What are denoted by 301 to 303 each are a unit pixel cell within the pixel section 300, and these are two-dimensionally arranged. 304 is a constant current supply provided for each column, constituting a source follower amplifier in combination with a transistor for source follower located within the pixel cell 301 to 303. A common gate electric potential 307 is supplied to and a common power supply wiring 306 is connected to the constant current supplies 304. The signal of each pixel 301 to 303 is read out row by row onto an output signal line 308 and is outputted to the outside through the amplification circuit section 350, the CDS circuit section 360, and the signal output circuit section 370.
When an intense light is incident on the pixel 302 in this case, an amplification circuit within the amplification circuit section 350 provided for the column where such intense light is incident is saturated and is affected so that, for example, it departs from its operation range. In the case where the employed amplification circuit is for example a constant current type amplification circuit where circuit current is constant without depending on input amplitude of the amplification circuit, if the circuit is saturated so as to depart from its operation range, the constant current characteristic of the circuit current is deteriorated so that in some cases the current consumed at the amplification circuit section 350 as a whole is changed. Generally, the power supply and/or the GND line of the amplification circuits of the respective columns of the amplification circuit section 350 are connected in common. Therefore, when the constant current characteristic of one amplification circuit is deteriorated so as to change the current consumed at the amplification circuit section 350 as a whole, an electric potential of the power supply and/or GND line is sharply changed due to parasitic resistance of the power supply and/or GND line. Accordingly, when an intense light is incident so as to saturate the amplification circuit of one column within the amplification circuit section 350, the electric potential of the power supply and/or GND line is sharply changed and, as a result, the outputs of unsaturated amplification circuits of other columns are also sharply changed.

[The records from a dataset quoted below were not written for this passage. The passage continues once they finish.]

static int pk_load_impl(const uint8_t *bytes, size_t len, int validate, const lzkp_pk_options *opt, lzkp_pk *pk) {
    static_assert(sizeof(host::G1Canon) == sizeof(G1Affine) && sizeof(host::G2Canon) == sizeof(G2Affine), "layout");
    Reader rd{bytes, bytes + len};
    host::G1Canon alpha_g1, beta_g1, delta_g1;
    host::G2Canon beta_g2, gamma_g2, delta_g2;
    std::vector<host::G1Canon> gamma_abc, a_q, b1_q, h_q, l_q;
    std::vector<host::G2Canon> b2_q;
    bool ok = rd.g1(alpha_g1) && rd.g2(beta_g2) && rd.g2(gamma_g2) && rd.g2(delta_g2) && rd.vec_g1(gamma_abc) &&
              rd.g1(beta_g1) && rd.g1(delta_g1) && rd.vec_g1(a_q) && rd.vec_g1(b1_q) && rd.vec_g2(b2_q) &&
              rd.vec_g1(h_q) && rd.vec_g1(l_q);
    if (!ok || rd.p != rd.end) return fail(LZKP_E_INVALID, "proving key: malformed ark-serialize bytes");
    const uint32_t nv = (uint32_t)a_q.size();
    if (nv < 2 || b1_q.size() != nv || b2_q.size() != nv || l_q.size() >= nv || gamma_abc.size() + l_q.size() != nv)
        return fail(LZKP_E_INVALID, "proving key: inconsistent query lengths");
    const uint32_t n = (uint32_t)h_q.size() + 1;
    if (n < 2 || (n & (n - 1))) return fail(LZKP_E_INVALID, "proving key: h_query length + 1 is not a power of two");
    pk->n_vars = nv;
    pk->n_wit = (uint32_t)l_q.size();
    pk->n_inst = nv - pk->n_wit;
    pk->n = n;
    pk->log_n = 0;
    while ((1u << pk->log_n) < n) pk->log_n++;
    pk->nz = nv - 1;
    pk->n_dig_rows = pk->nz + 3 + (n - 1);
    const uint32_t ROW_R = pk->nz, ROW_S = pk->nz + 1, ROW_RS = pk->nz + 2, ROW_H = pk->nz + 3;

    {
        size_t free_b0 = 0, total_b0 = 0;
        CUDA_TRY(cudaMemGetInfo(&free_b0, &total_b0));
        const uint64_t budget0 = opt && opt->table_budget_bytes ? opt->table_budget_bytes : (uint64_t)(free_b0 * 0.6);
        const uint64_t rows1_max = 2ull * nv + pk->n_wit + n + 2, rows2_max = (uint64_t)nv + 1;
        const uint64_t min_table = (rows1_max * 64 + rows2_max * 128) * 32 * 128;
        pk->large = pk->log_n > 16 || min_table > budget0 || getenv("LZKP_FORCE_LARGE") != nullptr;
    }
    if (pk->large) {
        CUDA_TRY(cudaStreamCreate(&pk->stream));
    CUDA_TRY(cudaStreamCreate(&pk->stream2));
    CUDA_TRY(cudaEventCreateWithFlags(&pk->ev_fork, cudaEventDisableTiming));
    for (auto &ev : pk->ev_join) CUDA_TRY(cudaEventCreateWithFlags(&ev, cudaEventDisableTiming));
        const int wb = opt && opt->window_bits ? opt->window_bits : 0;
        pk->shard_count = opt && opt->shard_count > 1 ? opt->shard_count : 1;
        pk->shard_index = pk->shard_count > 1 ? opt->shard_index : 0;
        if (pk->shard_index >= pk->shard_count) return fail(LZKP_E_INVALID, "shard_index >= shard_count");
        const uint32_t G_ = pk->shard_count;
        const uint64_t w_g2 = getenv("LZKP_SHARD_G2_WEIGHT") ? (uint64_t)atoi(getenv("LZKP_SHARD_G2_WEIGHT")) : (G_ > 2 ? 32 : 28);
        const uint64_t sizes[5] = {nv, nv, (uint64_t)pk->n_wit + 1, (uint64_t)n - 1, nv}, wts[5] = {10, 10, 10, 10, w_g2};
        const double Wh = (double)sizes[3] * wts[3];
        double Wz = 0;
        for (int q : {0, 1, 2, 4}) Wz += (double)sizes[q] * wts[q];
        const double map_frac = getenv("LZKP_SHARD_MAP_COST") ? atof(getenv("LZKP_SHARD_MAP_COST")) : (G_ > 4 ? 0.085 : 0.11);
        const double M = G_ > 1 ? map_frac * (Wz + Wh) : 0.0;
        uint32_t k = 1;
        while (k < G_ && k * ((Wz + Wh + k * M) / G_ - M) < Wh) k++;
        const double T = (Wz + Wh + k * M) / G_;
        std::vector<double> cutz(G_ + 1, 0.0), share(G_, 0.0);
        for (uint32_t i = 0; i < G_; i++) share[i] = i < k ? std::max(0.0, T - M - Wh / k) : T;
        const double piece_cost = G_ > 2 ? (getenv("LZKP_SHARD_PIECE_COST") ? atof(getenv("LZKP_SHARD_PIECE_COST")) : (G_ > 4 ? 0.25 : 0.45)) * 2.76e6 : 0.0;
        std::vector<double> adj(share);
        for (int round = 0; round < 4; round++) {
            double tot = 0;
            for (uint32_t i = 0; i < G_; i++) tot += adj[i];
            for (uint32_t i = 0; i < G_; i++) cutz[i + 1] = cutz[i] + adj[i] * Wz / tot;
            double bounds[5] = {0, 0, 0, 0, 0};
            { int j = 0; for (int q : {0, 1, 2, 4}) { bounds[j + 1] = bounds[j] + (double)sizes[q] * wts[q]; j++; } }
            if (piece_cost != 0.0)
                for (uint32_t i = 1; i < G_; i++)
                    for (int j = 1; j < 4; j++)
                        if (std::fabs(cutz[i] - bounds[j]) < 1.0e5) cutz[i] = bounds[j];
            if (round == 3 || piece_cost == 0.0) break;
            double extra_total = 0;
            std::vector<double> extra(G_, 0.0);
            for (uint32_t i = 0; i < G_; i++) {
                int pieces = 0;
                for (int j = 0; j < 4; j++)
                    if (std::min(cutz[i + 1], bounds[j + 1]) - std::max(cutz[i], bounds[j]) > 1e-6 * Wz) pieces++;
                extra[i] = piece_cost * std::max(0, pieces - 1);
                extra_total += extra[i];
            }
            for (uint32_t i = 0; i < G_; i++) adj[i] = std::max(0.0, share[i] - extra[i] + extra_total / G_);
        }
        pk->map_ranks = k;
        const uint32_t me = pk->shard_index;
        if (me < k) {
            pk->L_lo[3] = (uint32_t)(sizes[3] * me / k);
            pk->L_cnt[3] = (uint32_t)(sizes[3] * (me + 1) / k) - pk->L_lo[3];
        } else {
            pk->L_lo[3] = 0;
            pk->L_cnt[3] = 0;
        }
        double acc_w = 0;
        for (int q : {0, 1, 2, 4}) {
            auto first_at = [&](double w) -> uint64_t {
                if (w <= acc_w) return 0;
                return std::min<uint64_t>((uint64_t)std::ceil((w - acc_w) / wts[q]), sizes[q]);
            };
            uint64_t lo = first_at(cutz[me]), hi = me + 1 == G_ ? sizes[q] : first_at(cutz[me + 1]);
            pk->L_lo[q] = (uint32_t)lo;
            pk->L_cnt[q] = (uint32_t)(hi - lo);
            acc_w += (double)sizes[q] * wts[q];
        }
        auto load1 = [&](std::vector<host::G1Canon> v, size_t skip, const host::G1Canon *extra, int q, MsmBases **out) {
            v.erase(v.begin(), v.begin() + skip);
            if (extra) v.push_back(*extra);
            return msm_bases_load(1, reinterpret_cast<const uint8_t *>(v.data() + pk->L_lo[q]), pk->L_cnt[q], wb, 1, validate, out, 1);
        };
        host::G1Canon nd1 = neg_canon(delta_g1);
        TRY(load1(a_q, 1, &delta_g1, 0, &pk->L_a));
        TRY(load1(b1_q, 1, &delta_g1, 1, &pk->L_b1));
        TRY(load1(l_q, 0, &nd1, 2, &pk->L_l));
        TRY(load1(h_q, 0, nullptr, 3, &pk->L_h));
        {
            std::vector<host::G2Canon> v(b2_q.begin() + 1, b2_q.end());
            v.push_back(delta_g2);
            TRY(msm_bases_load(2, reinterpret_cast<const uint8_t *>(v.data() + pk->L_lo[4]), pk->L_cnt[4], wb, 1, validate, &pk->L_b2, 1));
        }
        {
            int prio_lo = 0, prio_hi = 0;
            CUDA_TRY(cudaDeviceGetStreamPriorityRange(&prio_lo, &prio_hi));
            const bool prio = !(getenv("LZKP_NO_STREAM_PRIORITY") && atoi(getenv("LZKP_NO_STREAM_PRIORITY")));
            for (int i = 0; i < 3; i++)
                CUDA_TRY(cudaStreamCreateWithPriority(&pk->L_st[i], cudaStreamNonBlocking, prio_lo));
            CUDA_TRY(cudaStreamCreateWithPriority(&pk->L_st_scale, cudaStreamNonBlocking, prio ? prio_hi : prio_lo));
        }
        CUDA_TRY(cudaEventCreateWithFlags(&pk->L_ev_in, cudaEventDisableTiming));
        CUDA_TRY(cudaEventCreateWithFlags(&pk->L_ev_a, cudaEventDisableTiming));
        CUDA_TRY(cudaEventCreateWithFlags(&pk->L_ev_scale, cudaEventDisableTiming));
        for (auto &ev : pk->L_ev_done) CUDA_TRY(cudaEventCreateWithFlags(&ev, cudaEventDisableTiming));
        pk->c = wb ? wb : 16;
        pk->W = (255 + pk->c - 1) / pk->c;
        pk->max_chunk = 1;
        pk->table_bytes = ((uint64_t)(a_q.size() + b1_q.size() + l_q.size() + 1 + h_q.size()) * 64 + (uint64_t)b2_q.size() * 128) * pk->W;
        std::vector<host::G1Canon> misc1 = {alpha_g1, beta_g1, a_q[0], b1_q[0]};
        std::vector<host::G2Canon> misc2 = {beta_g2, b2_q[0]};
        DBuf d_misc1, d_misc2, d_out1, d_out2;
        cudaStream_t st = pk->stream;
        TRY(upload(d_misc1, misc1)); TRY(upload(d_misc2, misc2));
        LAUNCH(k_fq_to_mont, 1, 128, 0, st, d_misc1.as<Fq>(), misc1.size() * 2);
        LAUNCH(k_fq_to_mont, 1, 128, 0, st, d_misc2.as<Fq>(), misc2.size() * 4);
        if (validate) {
            std::vector<host::G1Canon> v1 = gamma_abc;
            v1.push_back(alpha_g1); v1.push_back(beta_g1); v1.push_back(delta_g1); v1.push_back(a_q[0]); v1.push_back(b1_q[0]);
            std::vector<host::G2Canon> v2 = {beta_g2, gamma_g2, delta_g2, b2_q[0]};
            DBuf d_v1, d_v2, d_bad;
            TRY(upload(d_v1, v1)); TRY(upload(d_v2, v2)); TRY(d_bad.alloc(sizeof(int)));
            CUDA_TRY(cudaMemsetAsync(d_bad.p, 0, sizeof(int), st));
            LAUNCH(k_fq_to_mont, (unsigned)((v1.size() * 2 + 127) / 128), 128, 0, st, d_v1.as<Fq>(), v1.size() * 2);
            LAUNCH(k_fq_to_mont, 1, 128, 0, st, d_v2.as<Fq>(), v2.size() * 4);
            LAUNCH(k_check_g1, (unsigned)((v1.size() + 63) / 64), 64, 0, st, d_v1.as<G1Affine>(), (uint32_t)v1.size(), d_bad.as<int>());
            LAUNCH(k_check_g2, 1, 64, 0, st, d_v2.as<G2Affine>(), (uint32_t)v2.size(), d_bad.as<int>());
            int bad = 0;
            CUDA_TRY(cudaMemcpyAsync(&bad, d_bad.p, sizeof(int), cudaMemcpyDeviceToHost, st));
            CUDA_TRY(cudaStreamSynchronize(st));
            if (bad) return fail(LZKP_E_INVALID, "proving key: " + std::to_string(bad) + " point(s) off-curve or outside the subgroup");
        }
        TRY(d_out1.alloc(2 * sizeof(G1Affine))); TRY(d_out2.alloc(sizeof(G2Affine)));
        LAUNCH((k_affine_add<Fq>), 1, 1, 0, st, d_misc1.as<G1Affine>() + 0, d_misc1.as<G1Affine>() + 2, d_out1.as<G1Affine>() + 0, 0);
        LAUNCH((k_affine_add<Fq>), 1, 1, 0, st, d_misc1.as<G1Affine>() + 1, d_misc1.as<G1Affine>() + 3, d_out1.as<G1Affine>() + 1, 0);
        LAUNCH((k_affine_add<Fq2>), 1, 1, 0, st, d_misc2.as<G2Affine>() + 0, d_misc2.as<G2Affine>() + 1, d_out2.as<G2Affine>(), 0);
        G1Affine c1[2];
        G2Affine c2;
        CUDA_TRY(cudaMemcpyAsync(c1, d_out1.p, sizeof(c1), cudaMemcpyDeviceToHost, st));
        CUDA_TRY(cudaMemcpyAsync(&c2, d_out2.p, sizeof(c2), cudaMemcpyDeviceToHost, st));
        CUDA_TRY(cudaStreamSynchronize(st));
        pk->consts.a0 = c1[0]; pk->consts.b0 = c1[1]; pk->consts.b2 = c2;
        CUDA_TRY(cudaGetLastError());
        return LZKP_OK;
    }

    std::vector<host::G1Canon> rows1;
    std::vector<host::G2Canon> rows2;
    std::vector<std::vector<BaseRef>> msm1(5), msm2(1);
    std::vector<BaseRef> a_all, b1_all;
    auto add1 = [&](const host::G1Canon &p) { rows1.push_back(p); return (uint32_t)rows1.size() - 1; };
    auto same_point = [](const host::G1Canon &u, const host::G1Canon &v) {
        return memcmp(&u.x, &v.x, sizeof(Fq)) == 0 && memcmp(&u.y, &v.y, sizeof(Fq)) == 0;
    };
    for (uint32_t j = 1; j < nv; j++) {
        const bool has_a = !host::is_inf(a_q[j]), has_b = !host::is_inf(b1_q[j]);
        if (has_a && has_b && same_point(a_q[j], b1_q[j])) {
            const BaseRef ref{j - 1, add1(a_q[j])};
            msm1[4].push_back(ref); a_all.push_back(ref); b1_all.push_back(ref);
            continue;
        }
        if (has_a) { msm1[0].push_back({j - 1, add1(a_q[j])}); a_all.push_back(msm1[0].back()); }
        if (has_b) { msm1[1].push_back({j - 1, add1(b1_q[j])}); b1_all.push_back(msm1[1].back()); }
    }
    for (uint32_t j = 0; j < pk->n_wit; j++) if (!host::is_inf(l_q[j])) msm1[2].push_back({pk->n_inst + j - 1, add1(l_q[j])});
    for (uint32_t i = 0; i + 1 < n; i++) if (!host::is_inf(h_q[i])) msm1[3].push_back({ROW_H + i, add1(h_q[i])});
    if (!host::is_inf(delta_g1)) {
        uint32_t rd1 = add1(delta_g1), rnd1 = add1(neg_canon(delta_g1));
        msm1[0].push_back({ROW_R, rd1});
        msm1[1].push_back({ROW_S, rd1});
        msm1[2].push_back({ROW_RS, rnd1});
        a_all.push_back({ROW_R, rd1});
    }
    std::vector<std::vector<BaseRef>> msm1_lat(6);
    {
        pk->row_sz = pk->n_dig_rows;
        pk->row_rz = pk->n_dig_rows + pk->nz;
        msm1_lat[0] = a_all;
        msm1_lat[2] = msm1[2];
        msm1_lat[3] = msm1[3];
        for (auto &b : a_all) if (b.dig_row < pk->nz) msm1_lat[4].push_back({pk->row_sz + b.dig_row, b.tbl_row});
        for (auto &b : b1_all) msm1_lat[5].push_back({pk->row_rz + b.dig_row, b.tbl_row});
        auto mont = [](const host::G1Canon &c) { return G1Affine{Fq::from_canonical(c.x), Fq::from_canonical(c.y)}; };
        auto canon = [](const G1Affine &m) { host::G1Canon c; c.x = m.x.to_canonical(); c.y = m.y.to_canonical(); return c; };
        auto sum2 = [&](const host::G1Canon &u, const host::G1Canon &v) {
            G1XYZZ t = host::is_inf(u) ? G1XYZZ::inf() : G1XYZZ::from_affine(mont(u));
            if (!host::is_inf(v)) t.madd(mont(v));
            return t.is_inf() ? host::G1Canon{Fq::zero(), Fq::zero()} : canon(t.to_affine());
        };
        const host::G1Canon a0c = sum2(alpha_g1, a_q[0]), b0c = sum2(beta_g1, b1_q[0]), d2c = sum2(delta_g1, delta_g1);
        if (!host::is_inf(a0c)) msm1_lat[4].push_back({ROW_S, add1(a0c)});
        if (!host::is_inf(b0c)) msm1_lat[5].push_back({ROW_R, add1(b0c)});
        if (!host::is_inf(d2c)) msm1_lat[5].push_back({ROW_RS, add1(d2c)});
        pk->n_dig_rows += 2 * pk->nz;
        pk->has_lat = true;
    }
    for (uint32_t j = 1; j < nv; j++)
        if (!host::is_inf(b2_q[j])) { rows2.push_back(b2_q[j]); msm2[0].push_back({j - 1, (uint32_t)rows2.size() - 1}); }
    if (!host::is_inf(delta_g2)) { rows2.push_back(delta_g2); msm2[0].push_back({ROW_S, (uint32_t)rows2.size() - 1}); }
    pk->g1.n_rows = (uint32_t)rows1.size();
    pk->g2.n_rows = (uint32_t)rows2.size();

    size_t free_b = 0, total_b = 0;
    CUDA_TRY(cudaMemGetInfo(&free_b, &total_b));
    uint64_t budget = opt && opt->table_budget_bytes ? opt->table_budget_bytes : (uint64_t)(free_b * 0.6);
    int c = opt && opt->window_bits ? opt->window_bits : 0;
    if (const char *e = getenv("LZKP_WINDOW_BITS")) if (!c) c = atoi(e);
    auto bytes_for = [&](int cc) {
        uint64_t W = window_count(cc), N = 1ull << (cc - 1);
        return (rows1.size() * 64ull + rows2.size() * 128ull) * W * N;
    };
    if (c == 0) {
        c = 16;
        while (c > 8 && bytes_for(c) > budget) c--;
    }
    if (c < 8 || c > 17) return fail(LZKP_E_INVALID, "window_bits must be in [8,17]");
    if (bytes_for(c) > free_b) return fail(LZKP_E_NOMEM, "window tables do not fit in device memory");
    pk->c = c;
    pk->W = window_count(c);
    pk->N = 1u << (c - 1);
    pk->table_bytes = bytes_for(c);
    pk->max_chunk = opt && opt->max_chunk ? opt->max_chunk : 8192;
    if (pk->max_chunk > 32768) pk->max_chunk = 32768;

    CUDA_TRY(cudaStreamCreate(&pk->stream));
    CUDA_TRY(cudaStreamCreate(&pk->stream2));
    CUDA_TRY(cudaEventCreateWithFlags(&pk->ev_fork, cudaEventDisableTiming));
    for (auto &ev : pk->ev_join) CUDA_TRY(cudaEventCreateWithFlags(&ev, cudaEventDisableTiming));
    CUDA_TRY(cudaStreamCreateWithFlags(&pk->L_st[0], cudaStreamNonBlocking));
    CUDA_TRY(cudaEventCreateWithFlags(&pk->L_ev_in, cudaEventDisableTiming));
    CUDA_TRY(cudaEventCreateWithFlags(&pk->L_ev_done[0], cudaEventDisableTiming));
    cudaStream_t st = pk->stream;

    std::vector<host::G1Canon> misc1 = {alpha_g1, beta_g1, delta_g1, a_q[0], b1_q[0]};
    std::vector<host::G2Canon> misc2 = {beta_g2, gamma_g2, delta_g2, b2_q[0]};
    DBuf d_rows1, d_rows2, d_misc1, d_misc2, d_out1, d_out2;
    TRY(upload(d_rows1, rows1)); TRY(upload(d_rows2, rows2)); TRY(upload(d_misc1, misc1)); TRY(upload(d_misc2, misc2));
    auto to_mont = [&](DBuf &b, size_t n_fq) {
        if (n_fq) LAUNCH(k_fq_to_mont, (unsigned)((n_fq + 127) / 128), 128, 0, st, b.as<Fq>(), n_fq);
    };
    to_mont(d_rows1, rows1.size() * 2); to_mont(d_rows2, rows2.size() * 4);
    to_mont(d_misc1, misc1.size() * 2); to_mont(d_misc2, misc2.size() * 4);
    if (validate) {
        std::vector<host::G1Canon> all1 = gamma_abc;
        std::vector<host::G2Canon> all2;
        DBuf d_all1, d_bad;
        TRY(upload(d_all1, all1));
        to_mont(d_all1, all1.size() * 2);
        TRY(d_bad.alloc(sizeof(int)));
        CUDA_TRY(cudaMemsetAsync(d_bad.p, 0, sizeof(int), st));
        auto chk1 = [&](DBuf &b, size_t cnt) {
            if (cnt) LAUNCH(k_check_g1, (unsigned)((cnt + 63) / 64), 64, 0, st, b.as<G1Affine>(), (uint32_t)cnt, d_bad.as<int>());
        };
        auto chk2 = [&](DBuf &b, size_t cnt) {
            if (cnt) LAUNCH(k_check_g2, (unsigned)((cnt + 63) / 64), 64, 0, st, b.as<G2Affine>(), (uint32_t)cnt, d_bad.as<int>());
        };
        chk1(d_rows1, rows1.size()); chk1(d_misc1, misc1.size()); chk1(d_all1, all1.size());
        chk2(d_rows2, rows2.size()); chk2(d_misc2, misc2.size());
        int bad = 0;
        CUDA_TRY(cudaMemcpyAsync(&bad, d_bad.p, sizeof(int), cudaMemcpyDeviceToHost, st));
        CUDA_TRY(cudaStreamSynchronize(st));
        if (bad) return fail(LZKP_E_INVALID, "proving key: " + std::to_string(bad) + " point(s) off-curve or outside the subgroup");
    }
    TRY(d_out1.alloc(2 * sizeof(G1Affine))); TRY(d_out2.alloc(sizeof(G2Affine)));
    LAUNCH((k_affine_add<Fq>), 1, 1, 0, st, d_misc1.as<G1Affine>() + 0, d_misc1.as<G1Affine>() + 3, d_out1.as<G1Affine>() + 0, 0);
    LAUNCH((k_affine_add<Fq>), 1, 1, 0, st, d_misc1.as<G1Affine>() + 1, d_misc1.as<G1Affine>() + 4, d_out1.as<G1Affine>() + 1, 0);
    LAUNCH((k_affine_add<Fq2>), 1, 1, 0, st, d_misc2.as<G2Affine>() + 0, d_misc2.as<G2Affine>() + 3, d_out2.as<G2Affine>(), 0);
    G1Affine c1[2];
    G2Affine c2;
    CUDA_TRY(cudaMemcpyAsync(c1, d_out1.p, sizeof(c1), cudaMemcpyDeviceToHost, st));
    CUDA_TRY(cudaMemcpyAsync(&c2, d_out2.p, sizeof(c2), cudaMemcpyDeviceToHost, st));
    CUDA_TRY(cudaStreamSynchronize(st));
    pk->consts.a0 = c1[0]; pk->consts.b0 = c1[1]; pk->consts.b2 = c2;

    TRY(pk->g1.table.alloc((size_t)rows1.size() * pk->W * pk->N * sizeof(G1Affine)));
    TRY(pk->g2.table.alloc((size_t)rows2.size() * pk->W * pk->N * sizeof(G2Affine)));
    if (!rows1.empty())
        TRY(build_table_g1(d_rows1.p, (uint32_t)rows1.size(), c, pk->W, pk->N, pk->g1.table.p, st));
    if (!rows2.empty())
        TRY(build_table_g2(d_rows2.p, (uint32_t)rows2.size(), c, pk->W, pk->N, pk->g2.table.p, st));
    {
        uint32_t resident = 0;
        TRY(batch_msm_g1_resident(c > 16 ? 4 : 2, &resident));
        pk->g1.item_len[2] = fit_item_len(msm1, pk->W, resident);
    }
    TRY(finish_plan(pk->g1, msm1, pk->W));
    TRY(finish_plan(pk->g1_lat, msm1_lat, pk->W));
    TRY(finish_plan(pk->g2, msm2, pk->W));
    {
        const uint64_t per_proof = (uint64_t)nv * 32 + 7ull * n * 32 + (uint64_t)pk->n_dig_rows * pk->W * (c > 16 ? 4 : 2) +
                                   (uint64_t)pk->g1.n_items[2] * sizeof(G1XYZZ) + (uint64_t)pk->g2.n_items[1] * sizeof(G2XYZZ) +
                                   4 * sizeof(G1XYZZ) + sizeof(G2XYZZ) + 1024;
        size_t free_now = 0, total_now = 0;
        CUDA_TRY(cudaMemGetInfo(&free_now, &total_now));
        uint64_t fit = (uint64_t)(free_now * 0.4) / (2 * per_proof);
        fit = std::max<uint64_t>(32, fit / 32 * 32);
        if (pk->max_chunk > fit) pk->max_chunk = (uint32_t)fit;
    }
    CUDA_TRY(cudaGetLastError());
    return LZKP_OK;
}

A description will be given below by way of FIG. 2 typically showing a taking of image of a window chart with respect to the manner of effect on image when such an sharp output change of the amplification circuit occurs. Referring to FIG. 2, 401 is dark or an output region where the amplification circuit is not saturated, corresponding to a pixel region of the pixel cells 301 in FIG. 1. A light in excess of that makes the amplification circuit saturated is incident on a region indicated by 402, which corresponds to the pixel indicated by the pixel cell 302 in FIG. 1. 403 is a region similar to the region 401 which is dark or where a light of the degree by which the amplification circuit is not saturated is incident, corresponding to a pixel region indicated by the pixel cells 303 in FIG. 1. Since outputs of the amplification circuits of the columns of the region 403 of the same row as the region 402 are sharply changed as a result of change in the electric potential of the power supply and/or GND line as affected by the region 402 where the amplification circuit is saturated, an image in the form of a stripe results along a transverse direction as shown in FIG. 2.